Sayangnya segala “keganasan” tampang tersebut harus dibayar dengan teknologi yang konvensional dibandingkan dengan kakaknya. Mesin masih berpendingin udara, masih karburator, rangka juga masih tipe diamond. Rem belakang juga masih “khas” Yamaha yang pelit memberi set cakram belakang.

Soal harga perkiraan ada di bawah V-Ixion yaitu di angka Rp 18-19 juta. Harga segitu wajarlah apalagi dengan harga di bawah V-Ixion sudah bisa dapat motor kekar

Apache

Jujur meskipun sebagai pengguna Apache, sepak terjang motor besutan TVS ini tidak bisa dianggap istimewa-bahkan dibandingkan dengan Pulsar.

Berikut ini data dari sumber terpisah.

@@ -1126,7 +1177,7 @@
 	float4* sorted;
 	float4* tab;
 };
-struct TileBuildArgs { TileDir d[2]; };
+struct TileBuildArgs { TileDir d[2]; unsigned* counter;  };
 
 __device__ __forceinline__ unsigned tile_ord(float f) {
 	const unsigned b = __float_as_uint(f);
@@ -1173,6 +1224,8 @@
 	const int p_max = dir ? a.d[1].p_max : a.d[0].p_max;
 	const int p = min(max(len ? len[n] : p_max, 0), p_max);
 	const int M = (p + TILE_PTS - 1) / TILE_PTS;
+	if ((blockIdx.x | blockIdx.y) == 0)
+		for (int i = threadIdx.x; i < 1 + 2 * (int)gridDim.x; i += 1024) a.counter[i] = 0u;
 	if (M == 0 || M > MT) return;
 	float4* sorted = (dir ? a.d[1].sorted : a.d[0].sorted) + (int64_t)n * p_max;
 	float4* tab = (dir ? a.d[1].tab : a.d[0].tab) + (int64_t)n * ((p_max + TILE_PTS - 1) / TILE_PTS) * 2;
@@ -1336,29 +1389,31 @@
 	int t_max;
 	unsigned long long* key;
 };
-struct TileQueryArgs { TileQueryDir d[2]; unsigned* counter; };
+struct TileQueryArgs { TileQueryDir d[2]; unsigned* counter;  float* partial; float* loss; };
 
 __global__ __launch_bounds__(256) void nn_tile_query_kernel(const TileQueryArgs a) {
 	__shared__ float4 tl[4][TILE_PTS / 8 * 6];
 	__shared__ int ti[4][TILE_PTS];
-	const int dir = blockIdx.z, n = blockIdx.y;
-	if (a.counter && (blockIdx.x | blockIdx.y | blockIdx.z | threadIdx.x) == 0) *a.counter = 0u;
+	__shared__ float red[16];
+	__shared__ unsigned last;
+	const int dir = blockIdx.z, n = blockIdx.y, n_clouds = (int)gridDim.y;
 	const int q_max = dir ? a.d[1].q_max : a.d[0].q_max, t_max = dir ? a.d[1].t_max : a.d[0].t_max;
 	const int32_t* q_len = dir ? a.d[1].q_len : a.d[0].q_len;
 	const int32_t* t_len = dir ? a.d[1].t_len : a.d[0].t_len;
 	const int p1 = min(max(q_len ? q_len[n] : q_max, 0), q_max), p2 = min(max(t_len ? t_len[n] : t_max, 0), t_max);
 	unsigned long long* kout = (dir ? a.d[1].key : a.d[0].key) + (int64_t)n * q_max;
-	for (int r = p1 + blockIdx.x * 256 + threadIdx.x; r < q_max; r += gridDim.x * 256) kout[r] = ~0ull;
+	for (int r = p1 + blockIdx.x * 256 + threadIdx.x; r < q_max; r += gridDim.x * 256) st_agent(kout + r, ~0ull);
 	const int lane = threadIdx.x & 63, wave = threadIdx.x >> 6;
+	do {
 	const int qt = __builtin_amdgcn_readfirstlane(blockIdx.x * 4 + wave);
-	if (qt >= (p1 + TILE_PTS - 1) / TILE_PTS) return;
+	if (qt >= (p1 + TILE_PTS - 1) / TILE_PTS) break;
 	const float4* __restrict__ qsorted = (dir ? a.d[1].qsorted : a.d[0].qsorted) + (int64_t)n * q_max;
 	const float4* __restrict__ qtab = (dir ? a.d[1].qtab : a.d[0].qtab) + (int64_t)n * ((q_max + TILE_PTS - 1) / TILE_PTS) * 2;
 	const float4* __restrict__ tsorted = (dir ? a.d[1].tsorted : a.d[0].tsorted) + (int64_t)n * t_max;
 	const float4* __restrict__ ttab = (dir ? a.d[1].ttab : a.d[0].ttab) + (int64_t)n * ((t_max + TILE_PTS - 1) / TILE_PTS) * 2;
 	const float4 qb0 = qtab[2 * qt], qb1 = qtab[2 * qt + 1];
 	const int qstart = __builtin_amdgcn_readfirstlane(__float_as_int(qb0.w)), qcnt = __builtin_amdgcn_readfirstlane(__float_as_int(qb1.w));
-	if (qcnt <= 0) return;
+	if (qcnt <= 0) break;
 	const float4 q = qsorted[min(max(qstart, 0) + min(lane, qcnt - 1), p1 - 1)];
 	const int ntt = (p2 + TILE_PTS - 1) / TILE_PTS;
 	float lb[2];
@@ -1454,7 +1509,39 @@
 		}
 	}
 	const int qi = __float_as_int(q.w);
-	if (lane < qcnt && qi >= 0 && qi < p1) kout[qi] = key;
+	if (lane < qcnt && qi >= 0 && qi < p1) st_agent(kout + qi, key);
+	} while (false);
+
+	if (!arrive_last(a.counter + 1 + dir * n_clouds + n, gridDim.x, &last)) return;
+	const int p = q_len ? q_len[n] : q_max;
+	const int pe = min(p, q_max);
+#pragma unroll
+	for (int j = 0; j < 4; ++j) {
+		constexpr int PPT = TILE_MAX_POINTS / 1024;
+		unsigned long long v[PPT];
+#pragma unroll
+		for (int u = 0; u < PPT; ++u) {
+			const int i = j * 256 + (int)threadIdx.x + u * 1024;
+			v[u] = i < pe ? kout[i] : ~0ull;
+		}
+		float s = 0.f;
+#pragma unroll
+		for (int u = 0; u < PPT; ++u)
+			if (j * 256 + (int)threadIdx.x + u * 1024 < pe) s += v[u] == ~0ull ? 0.f : __uint_as_float((unsigned)(v[u] >> 32));
+		s = wave_sum(s);
+		if (lane == 0) red[4 * j + wave] = s;
+	}
+	__syncthreads();
+	if (threadIdx.x != 0) return;
+	float t = 0.f;
+	for (int w = 0; w < 16; ++w) t += red[w];
+	st_agent(a.partial + dir * n_clouds + n, t / (float)max(p, 1));
+	asm volatile("s_waitcnt vmcnt(0)" ::: "memory");
+	if (!arrive_lane(a.counter, 2u * n_clouds)) return;
+	acquire_lane();
+	float total = 0.f;
+	for (int i = 0; i < 2 * n_clouds; ++i) total += ld_agent(a.partial + i);
+	*a.loss = total / (float)max(n_clouds, 1);
 }
 
 static void nn_shape(int64_t blocks_np1, int64_t p2_max, int* np, int* splits) {
@@ -1521,7 +1608,7 @@
 	o->ky = c.take<unsigned long long>(n * p2_max);
 	o->key_bytes = c.off;
 	o->partial = c.take<float>(2 * n);
-	o->counter = c.take<unsigned>(1);
+	o->counter = c.take<unsigned>(1 + 2 * n);
 	o->sorted_x = c.take<float4>(n * p1_max);
 	o->sorted_y = c.take<float4>(n * p2_max);
 	o->cells_x = c.take<int32_t>(n * (NG3 + 1));
@@ -1552,17 +1639,15 @@
 		TileBuildArgs b = {};
 		b.d[0] = TileDir{x, x_len, (int)p1_max, w.sorted_x, w.tab_x};
 		b.d[1] = TileDir{y, y_len, (int)p2_max, w.sorted_y, w.tab_y};
+		b.counter = w.counter;
 		hipLaunchKernelGGL(nn_tile_build_kernel, dim3((unsigned)n, 2), dim3(1024), 0, s, b);
 		FIND_LAUNCH_CHECK("nn_tile_build_kernel");
 		TileQueryArgs q = {};
 		q.d[0] = TileQueryDir{w.sorted_x, w.tab_x, x_len, (int)p1_max, w.sorted_y, w.tab_y, y_len, (int)p2_max, w.kx};
 		q.d[1] = TileQueryDir{w.sorted_y, w.tab_y, y_len, (int)p2_max, w.sorted_x, w.tab_x, x_len, (int)p1_max, w.ky};
-		q.counter = w.counter;
+		q.counter = w.counter; q.partial = w.partial; q.loss = loss;
 		hipLaunchKernelGGL(nn_tile_query_kernel, dim3((unsigned)cdiv(cdiv(std::max(p1_max, p2_max), TILE_PTS), 4), (unsigned)n, 2), dim3(256), 0, s, q);
 		FIND_LAUNCH_CHECK("nn_tile_query_kernel");
-		hipLaunchKernelGGL(chamfer_reduce_kernel, dim3((unsigned)n, 2), dim3(1024), 0, s, w.kx, x_len, (int)p1_max, w.ky, y_len, (int)p2_max, (int)n, w.partial, w.counter,
-						   loss);
-		FIND_LAUNCH_CHECK("chamfer_reduce_kernel");
 		return FIND_OK;
 	}
 	const int64_t grid_from = (g_raster_ablate & 1024) ? 64 : GRID_MIN_POINTS;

Tampang Apache kental dengan aura India terutama batok depannya. Sama seperti Pulsar dan XCD yang setia bebatok lampu, Apache juga setia dengan pakem motor sport di India yang berbatok ria. Bagi sebagian orang headlamp Apache dirasa terlalu besar untungnya bisa dinetralisir oleh air duct (khusus tipe Dual Disc). Dari samping motor ini tidak ada yang menonjol kecuali mungkin terlihat kekar. Lampu belakang sudah ber-LED ria namun sayangnya bentuknya tidak seganas Pulsar.

Soal fitur cukup oke walaupun masih bermesin konvensional. Panel informasi memadukan digital dengan analog, ada takometer analog dengan spedometer digital, jangan lupa Apache juga dilengkapi dengan jam :-D . Ada juga varian dual disc (seperti punya saya) yang dilengkapi cakram belakang, jangan lupa varian standar selain tidak bercakram belakang juga tidak memiliki air duct.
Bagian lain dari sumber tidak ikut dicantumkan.